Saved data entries
template <int DP, int P, typename TIN, int NPP, int NW, bool UNIT, int SCHED, int QB>
__global__ __launch_bounds__(64 * NW, (quad32_min_blocks<DP, TIN, NPP, NW, QB>())) void fwd_quad32_kernel(Quad32Params prm) {
    constexpr int NP = InTraits<TIN>::NP, EPL = InTraits<TIN>::EPL;
    constexpr int NT = 64 * NW, QW = 32 * QB, QT = QW * NW;
    constexpr int KIMG = img_bytes<DP, 1>(), VIMG = img_bytes<DP, 2>(), STAGE = NP * (KIMG + VIMG);
    constexpr int COLS = DP / EPL, RPP = NT / COLS, NPASS = 64 / RPP;
    static_assert(RPP <= 64 && NPASS >= 1, "staging map");
    static_assert(QB == 1 || (NP == 1 && NPP == 1), "two query blocks per wave: single-part operands only");
    constexpr int KS = DP / 16, DT = DP / 32;
    extern __shared__ __attribute__((aligned(16))) char smem[];
    const int tid = threadIdx.x, lane = tid & 63;
    const int w = __builtin_amdgcn_readfirstlane(tid >> 6);
    const int l31 = lane & 31, h = lane >> 5;
    int bh, qt;
    {
        const int L = blockIdx.x, nqt = prm.nqt;
        if ((prm.BH & 7) == 0) {
            const int x = L & 7, m = L >> 3;
            bh = x + 8 * (m / nqt);
            qt = m % nqt;
        } else {
            bh = L / nqt;
            qt = L % nqt;
        }
        if (prm.causal) qt = nqt - 1 - qt;
    }
    const int b = bh / prm.H, hh = bh % prm.H;
    const int D = prm.D, Nq = prm.Nq, Nk = prm.Nk;
    const bool causal = prm.causal != 0;
    const int i0 = qt * QT, qw0 = i0 + QW * w;
    const TIN* qb = reinterpret_cast<const TIN*>(prm.q) + (int64_t)b * prm.qs.sb + (int64_t)hh * prm.qs.sh;
    const TIN* kb = reinterpret_cast<const TIN*>(prm.k) + (int64_t)b * prm.ks.sb + (int64_t)hh * prm.ks.sh;
    const TIN* vb = reinterpret_cast<const TIN*>(prm.v) + (int64_t)b * prm.vs.sb + (int64_t)hh * prm.vs.sh;
    const int srow = tid / COLS, scol = tid % COLS;

    Frag<NP> qf[QB][KS];
    int klim[QB];
#pragma unroll
    for (int qb_ = 0; qb_ < QB; ++qb_) {
        const int myq = qw0 + 32 * qb_ + l31;
        klim[qb_] = causal ? min(myq, Nk - 1) : Nk - 1;
#pragma unroll
        for (int ks = 0; ks < KS; ++ks) {
            if constexpr (UNIT) qf[qb_][ks] = load_q_frag_scaled<TIN>(qb, prm.qs.sn, myq, Nq, 16 * ks + 8 * h, D, prm.a);
            else qf[qb_][ks] = load_q_frag<TIN>(qb, prm.qs.sn, myq, Nq, 16 * ks + 8 * h, D);
        }
    }

    u32x4 rk[NPASS], rv[NPASS];
    const TileKernelLoader<TIN, NPASS, RPP> kload(kb, prm.ks.sn, Nk, D, srow, scol), vload(vb, prm.vs.sn, Nk, D, srow, scol);
    auto request = [&](int kt) __attribute__((always_inline)) {
        kload.load(kt, rk);
        vload.load(kt, rv);
    };
    auto commit = [&](int stage) __attribute__((always_inline)) {
#pragma unroll
        for (int ps = 0; ps < NPASS; ++ps) {
            stage_piece<DP, TIN, 1>(smem, stage * STAGE, srow + ps * RPP, scol, rk[ps]);
            stage_piece<DP, TIN, 2>(smem, stage * STAGE + NP * KIMG, srow + ps * RPP, scol, rv[ps]);
        }
    };
    const int nkt = causal ? min((i0 + QT + 63) / 64, (Nk + 63) / 64) : (Nk + 63) / 64;

    f32x16 oacc[QB][DT];
    float gsum[QB][4];
#pragma unroll
    for (int qb_ = 0; qb_ < QB; ++qb_) {
#pragma unroll
        for (int dt = 0; dt < DT; ++dt)
#pragma unroll
            for (int i = 0; i < 16; ++i) oacc[qb_][dt][i] = 0.f;
#pragma unroll
        for (int i = 0; i < 4; ++i) gsum[qb_][i] = 0.f;
    }
    const float u0 = UNIT ? 1.0f : 1.0f / prm.a, c0 = u0 * u0;
    const float fscale = (P == 1 ? 1.0f : 0.5f) * (UNIT ? 1.0f : (P == 1 ? prm.a : prm.a * prm.a));
    f32x16 cinit;
#pragma unroll
    for (int i = 0; i < 16; ++i) cinit[i] = u0;

    auto poly = [&](const f32x16& sc, int qb_, int key0, auto masked_tag, Frag<NPP> (&pf)[2]) {
        constexpr bool MASKED = decltype(masked_tag)::value;
        float pv[16];
        const int rel = klim[qb_] - key0 - 4 * h;
#pragma unroll
        for (int i = 0; i < 16; ++i) {
            float x = sc[i];
            if constexpr (P == 2) x = fmaf(x, x, c0);
            if constexpr (MASKED) x = ((i & 3) + 8 * (i >> 2) <= rel) ? x : 0.f;
            pv[i] = x;
            gsum[qb_][i & 3] += x;
        }
#pragma unroll
        for (int s = 0; s < 2; ++s) {
            const f32x4 x0 = {pv[8 * s], pv[8 * s + 1], pv[8 * s + 2], pv[8 * s + 3]};
            const f32x4 x1 = {pv[8 * s + 4], pv[8 * s + 5], pv[8 * s + 6], pv[8 * s + 7]};
            if constexpr (NPP == 2) {
                bf16x4 h0, l0, h1, l1;
                split4(x0, h0, l0);
                split4(x1, h1, l1);
                pf[s].p[0] = cat4(h0, h1);
                pf[s].p[1] = cat4(l0, l1);
            } else {
                pf[s].p[0] = cat4(to_bf16x4(x0), to_bf16x4(x1));
            }
        }
    };
    auto qk_chain = [&](const Frag<NP> (&kf)[KS], int qb_) {
        f32x16 sc;
        if constexpr (UNIT) sc = mfma32_parts_c1<NP, NP>(kf[0], qf[qb_][0]);
        else sc = mfma32_parts<NP, NP>(kf[0], qf[qb_][0], cinit);
#pragma unroll
        for (int ks = 1; ks < KS; ++ks) sc = mfma32_parts<NP, NP>(kf[ks], qf[qb_][ks], sc);
        return sc;
    };
    constexpr int QKM = KS * (NP == 2 ? 3 : 1);
    constexpr int PVM = 2 * DT * (1 + (NP == 2) + (NPP == 2));

    auto tile1 = [&](int kt, int stage, auto masked_tag) __attribute__((always_inline)) {
        constexpr bool MASKED = decltype(masked_tag)::value;
        constexpr int VPOLY = (P == 2 ? 16 : 0) + 16 + (NPP == 2 ? 40 : 8) + (MASKED ? 32 : 0);
        const int KI = stage * STAGE, VI = KI + NP * KIMG, k0 = kt * 64;
        f32x16 sc[2];
        Frag<NP> kf[2][KS];
#pragma unroll
        for (int jt = 0; jt < 2; ++jt)
#pragma unroll
            for (int ks = 0; ks < KS; ++ks)
#pragma unroll
                for (int p = 0; p < NP; ++p) kf[jt][ks].p[p] = ld_row8<DP, 1>(smem, KI + p * KIMG, 32 * jt + l31, 2 * ks + h);
        Frag<NP> vf[2][2][DT];
        auto vread = [&](int jt) __attribute__((always_inline)) {
#pragma unroll
            for (int s = 0; s < 2; ++s)
#pragma unroll
                for (int dt = 0; dt < DT; ++dt)
#pragma unroll
                    for (int p = 0; p < NP; ++p) vf[jt][s][dt].p[p] = ld_tr8_32<DP>(smem, VI + p * VIMG, 32 * jt + 16 * s, 32 * dt, lane);
        };
        Frag<NPP> pf[2][2];
        auto pv = [&](int jt) __attribute__((always_inline)) {
#pragma unroll
            for (int s = 0; s < 2; ++s)
#pragma unroll
                for (int dt = 0; dt < DT; ++dt) oacc[0][dt] = mfma32_parts<NP, NPP>(vf[jt][s][dt], pf[jt][s], oacc[0][dt]);
        };
        if constexpr (SCHED == 1) {
            sc[0] = qk_chain(kf[0], 0);
            vread(0);
            __builtin_amdgcn_sched_barrier(0);
            sc[1] = qk_chain(kf[1], 0);
            poly(sc[0], 0, k0, masked_tag, pf[0]);
#pragma unroll
            for (int i = 0; i < QKM; ++i) {
                __builtin_amdgcn_sched_group_barrier(0x008, 1, 0);
                __builtin_amdgcn_sched_group_barrier(0x002, (VPOLY + QKM - 1) / QKM, 0);
            }
            __builtin_amdgcn_sched_barrier(0);
            vread(1);
            pv(0);
            poly(sc[1], 0, k0 + 32, masked_tag, pf[1]);
#pragma unroll
            for (int i = 0; i < PVM; ++i) {
                __builtin_amdgcn_sched_group_barrier(0x008, 1, 1);
                __builtin_amdgcn_sched_group_barrier(0x002, (VPOLY + PVM - 1) / PVM, 1);
            }
            __builtin_amdgcn_sched_barrier(0);
            pv(1);
        } else {
            sc[0] = qk_chain(kf[0], 0);
            sc[1] = qk_chain(kf[1], 0);
#pragma unroll
            for (int jt = 0; jt < 2; ++jt) {
                vread(jt);
                __builtin_amdgcn_sched_barrier(0);
                poly(sc[jt], 0, k0 + 32 * jt, masked_tag, pf[jt]);
                __builtin_amdgcn_sched_barrier(0);
                pv(jt);
            }
        }
    };

    auto tile2 = [&](int kt, int stage, auto masked_tag) __attribute__((always_inline)) {
        constexpr bool MASKED = decltype(masked_tag)::value;
        constexpr int VPOLY = (P == 2 ? 16 : 0) + 16 + 8 + (MASKED ? 32 : 0);
        const int KI = stage * STAGE, VI = KI + NP * KIMG, k0 = kt * 64;
        constexpr int B1 = QB - 1;
        auto kread = [&](int jt, Frag<NP> (&kf)[KS]) {
#pragma unroll
            for (int ks = 0; ks < KS; ++ks) kf[ks].p[0] = ld_row8<DP, 1>(smem, KI, 32 * jt + l31, 2 * ks + h);
        };
        auto vread = [&](int jt, Frag<NP> (&vf)[2][DT]) {
#pragma unroll
            for (int s = 0; s < 2; ++s)
#pragma unroll
                for (int dt = 0; dt < DT; ++dt) vf[s][dt].p[0] = ld_tr8_32<DP>(smem, VI, 32 * jt + 16 * s, 32 * dt, lane);
        };
        auto pv = [&](int qb_, const Frag<NP> (&vf)[2][DT], const Frag<NPP> (&pf)[2]) {
#pragma unroll
            for (int s = 0; s < 2; ++s)
#pragma unroll
                for (int dt = 0; dt < DT; ++dt) oacc[qb_][dt] = mfma32_parts<NP, NPP>(vf[s][dt], pf[s], oacc[qb_][dt]);
        };
        auto group = [&](auto id_tag) __attribute__((always_inline)) {
            constexpr int ID = decltype(id_tag)::value;
            if constexpr (SCHED == 1) {
#pragma unroll
                for (int i = 0; i < 4; ++i) {
                    __builtin_amdgcn_sched_group_barrier(0x008, 1, ID);
// ... 1 lines not shown
                }
            }
        };
        Frag<NP> kf0[KS], kf1[KS], vf0[2][DT], vf1[2][DT];
        Frag<NPP> pa0[2], pb0[2], pa1[2], pb1[2];
        kread(0, kf0);
        kread(1, kf1);
        f32x16 sa0 = qk_chain(kf0, 0);
        f32x16 sb0 = qk_chain(kf0, B1);
        vread(0, vf0);
        __builtin_amdgcn_sched_barrier(0);
        f32x16 sa1 = qk_chain(kf1, 0);
        poly(sa0, 0, k0, masked_tag, pa0);
        group(std::integral_constant<int, 0>{});
        __builtin_amdgcn_sched_barrier(0);
        f32x16 sb1 = qk_chain(kf1, B1);
        poly(sb0, B1, k0, masked_tag, pb0);
        group(std::integral_constant<int, 1>{});
        __builtin_amdgcn_sched_barrier(0);
        vread(1, vf1);
        pv(0, vf0, pa0);
        poly(sa1, 0, k0 + 32, masked_tag, pa1);
        group(std::integral_constant<int, 2>{});
        __builtin_amdgcn_sched_barrier(0);
        pv(B1, vf0, pb0);
        poly(sb1, B1, k0 + 32, masked_tag, pb1);
        group(std::integral_constant<int, 3>{});
        __builtin_amdgcn_sched_barrier(0);
        pv(0, vf1, pa1);
        pv(B1, vf1, pb1);
    };
    auto tile = [&](int kt, int stage, auto masked_tag) __attribute__((always_inline)) {
        if constexpr (QB == 2) tile2(kt, stage, masked_tag);
        else tile1(kt, stage, masked_tag);
    };
    auto advance = [&](int kt) __attribute__((always_inline)) {
        if (kt + 1 < nkt) {
            commit((kt & 1) ^ 1);
            if (kt + 2 < nkt) request(kt + 2);
        }
    };
    const int n_full = Nk / 64;
    const int n_plain = causal ? min((qw0 + 1) / 64, n_full) : n_full;
    const int n_act = causal ? min(nkt, (qw0 + QW - 1) / 64 + 1) : nkt;

    request(0);
    commit(0);
    if (nkt > 1) request(1);
    __syncthreads();
    int kt = 0;
    for (; kt < n_plain; ++kt) {
        advance(kt);
        tile(kt, kt & 1, std::false_type{});
        __syncthreads();
    }
    for (; kt < n_act; ++kt) {
        advance(kt);
        tile(kt, kt & 1, std::true_type{});
        __syncthreads();
    }
    for (; kt < nkt; ++kt) {
        advance(kt);
        __syncthreads();
    }

#pragma unroll
    for (int qb_ = 0; qb_ < QB; ++qb_) {
        const int myq = qw0 + 32 * qb_ + l31;
        float gs = (gsum[qb_][0] + gsum[qb_][1]) + (gsum[qb_][2] + gsum[qb_][3]);
        gs += __shfl_xor(gs, 32, 64);
        gs *= fscale;
        const float gval = causal ? gs : gs - (float)Nk + prm.g0;
        if (myq < Nq && prm.g && h == 0) prm.g[(int64_t)bh * Nq + myq] = gval;
        const float ginv = fscale / gval;
        store_tile32_t<DT>(smem + w * 4096, oacc[qb_], ginv, lane, prm.o, prm.out_dtype, (int64_t)bh * Nq, qw0 + 32 * qb_, Nq, D);
    }
}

◆ Task statement: Look through the entries for the string "UNIT". Every line that has it belongs in the answer.

◆ Response below:
template <int DP, int P, typename TIN, int NPP, int NW, bool UNIT, int SCHED, int QB>
            if constexpr (UNIT) qf[qb_][ks] = load_q_frag_scaled<TIN>(qb, prm.qs.sn, myq, Nq, 16 * ks + 8 * h, D, prm.a);
    const float u0 = UNIT ? 1.0f : 1.0f / prm.a, c0 = u0 * u0;
    const float fscale = (P == 1 ? 1.0f : 0.5f) * (UNIT ? 1.0f : (P == 1 ? prm.a : prm.a * prm.a));
        if constexpr (UNIT) sc = mfma32_parts_c1<NP, NP>(kf[0], qf[qb_][0]);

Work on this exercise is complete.